- [Task brief]:
Could every line of the data be copied out once more, exactly?

===============

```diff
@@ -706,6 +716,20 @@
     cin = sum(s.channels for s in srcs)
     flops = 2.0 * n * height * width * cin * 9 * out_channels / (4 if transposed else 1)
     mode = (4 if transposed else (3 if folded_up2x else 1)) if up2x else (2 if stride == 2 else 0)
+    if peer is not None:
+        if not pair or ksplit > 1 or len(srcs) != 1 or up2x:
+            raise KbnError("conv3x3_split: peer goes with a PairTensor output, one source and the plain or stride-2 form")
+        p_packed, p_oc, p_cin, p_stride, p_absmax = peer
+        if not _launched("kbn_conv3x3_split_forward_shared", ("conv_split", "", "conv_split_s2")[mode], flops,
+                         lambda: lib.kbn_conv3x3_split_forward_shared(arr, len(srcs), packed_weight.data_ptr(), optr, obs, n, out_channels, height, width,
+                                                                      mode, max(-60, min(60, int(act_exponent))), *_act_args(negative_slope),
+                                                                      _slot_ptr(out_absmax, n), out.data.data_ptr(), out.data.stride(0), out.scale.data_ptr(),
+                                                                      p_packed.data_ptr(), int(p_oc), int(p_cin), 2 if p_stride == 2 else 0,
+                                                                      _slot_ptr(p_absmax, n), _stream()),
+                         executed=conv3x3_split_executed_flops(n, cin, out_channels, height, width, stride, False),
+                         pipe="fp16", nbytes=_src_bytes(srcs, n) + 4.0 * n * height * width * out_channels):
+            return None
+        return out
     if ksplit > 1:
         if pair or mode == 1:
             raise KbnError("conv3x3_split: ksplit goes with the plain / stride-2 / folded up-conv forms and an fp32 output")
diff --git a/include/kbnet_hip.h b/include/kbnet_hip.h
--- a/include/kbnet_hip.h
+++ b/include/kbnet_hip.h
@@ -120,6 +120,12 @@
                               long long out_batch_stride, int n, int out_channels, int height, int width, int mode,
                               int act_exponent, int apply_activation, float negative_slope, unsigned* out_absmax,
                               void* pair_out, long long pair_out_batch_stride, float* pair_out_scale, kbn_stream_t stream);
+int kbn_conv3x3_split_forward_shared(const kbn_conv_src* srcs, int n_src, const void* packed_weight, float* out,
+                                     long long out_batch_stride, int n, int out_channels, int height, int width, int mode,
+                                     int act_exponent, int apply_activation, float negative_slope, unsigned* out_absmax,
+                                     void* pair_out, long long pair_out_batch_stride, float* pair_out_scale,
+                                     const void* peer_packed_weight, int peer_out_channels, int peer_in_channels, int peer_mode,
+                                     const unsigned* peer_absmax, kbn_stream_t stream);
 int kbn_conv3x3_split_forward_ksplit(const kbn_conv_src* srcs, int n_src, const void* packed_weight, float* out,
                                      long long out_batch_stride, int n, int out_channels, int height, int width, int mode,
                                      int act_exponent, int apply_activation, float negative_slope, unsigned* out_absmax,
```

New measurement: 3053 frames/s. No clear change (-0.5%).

===============

- [Task answer]:
```diff
@@ -706,6 +716,20 @@
     cin = sum(s.channels for s in srcs)
     flops = 2.0 * n * height * width * cin * 9 * out_channels / (4 if transposed else 1)
     mode = (4 if transposed else (3 if folded_up2x else 1)) if up2x else (2 if stride == 2 else 0)
+    if peer is not None:
+        if not pair or ksplit > 1 or len(srcs) != 1 or up2x:
+            raise KbnError("conv3x3_split: peer goes with a PairTensor output, one source and the plain or stride-2 form")
+        p_packed, p_oc, p_cin, p_stride, p_absmax = peer
+        if not _launched("kbn_conv3x3_split_forward_shared", ("conv_split", "", "conv_split_s2")[mode], flops,
+                         lambda: lib.kbn_conv3x3_split_forward_shared(arr, len(srcs), packed_weight.data_ptr(), optr, obs, n, out_channels, height, width,
+                                                                      mode, max(-60, min(60, int(act_exponent))), *_act_args(negative_slope),
+                                                                      _slot_ptr(out_absmax, n), out.data.data_ptr(), out.data.stride(0), out.scale.data_ptr(),
+                                                                      p_packed.data_ptr(), int(p_oc), int(p_cin), 2 if p_stride == 2 else 0,
+                                                                      _slot_ptr(p_absmax, n), _stream()),
+                         executed=conv3x3_split_executed_flops(n, cin, out_channels, height, width, stride, False),
+                         pipe="fp16", nbytes=_src_bytes(srcs, n) + 4.0 * n * height * width * out_channels):
+            return None
+        return out
     if ksplit > 1:
         if pair or mode == 1:
             raise KbnError("conv3x3_split: ksplit goes with the plain / stride-2 / folded up-conv forms and an fp32 output")
diff --git a/include/kbnet_hip.h b/include/kbnet_hip.h
--- a/include/kbnet_hip.h
+++ b/include/kbnet_hip.h
@@ -120,6 +120,12 @@
                               long long out_batch_stride, int n, int out_channels, int height, int width, int mode,
                               int act_exponent, int apply_activation, float negative_slope, unsigned* out_absmax,
                               void* pair_out, long long pair_out_batch_stride, float* pair_out_scale, kbn_stream_t stream);
+int kbn_conv3x3_split_forward_shared(const kbn_conv_src* srcs, int n_src, const void* packed_weight, float* out,
+                                     long long out_batch_stride, int n, int out_channels, int height, int width, int mode,
+                                     int act_exponent, int apply_activation, float negative_slope, unsigned* out_absmax,
+                                     void* pair_out, long long pair_out_batch_stride, float* pair_out_scale,
+                                     const void* peer_packed_weight, int peer_out_channels, int peer_in_channels, int peer_mode,
+                                     const unsigned* peer_absmax, kbn_stream_t stream);
 int kbn_conv3x3_split_forward_ksplit(const kbn_conv_src* srcs, int n_src, const void* packed_weight, float* out,
                                      long long out_batch_stride, int n, int out_channels, int height, int width, int mode,
                                      int act_exponent, int apply_activation, float negative_slope, unsigned* out_absmax,
```

New measurement: 3053 frames/s. No clear change (-0.5%).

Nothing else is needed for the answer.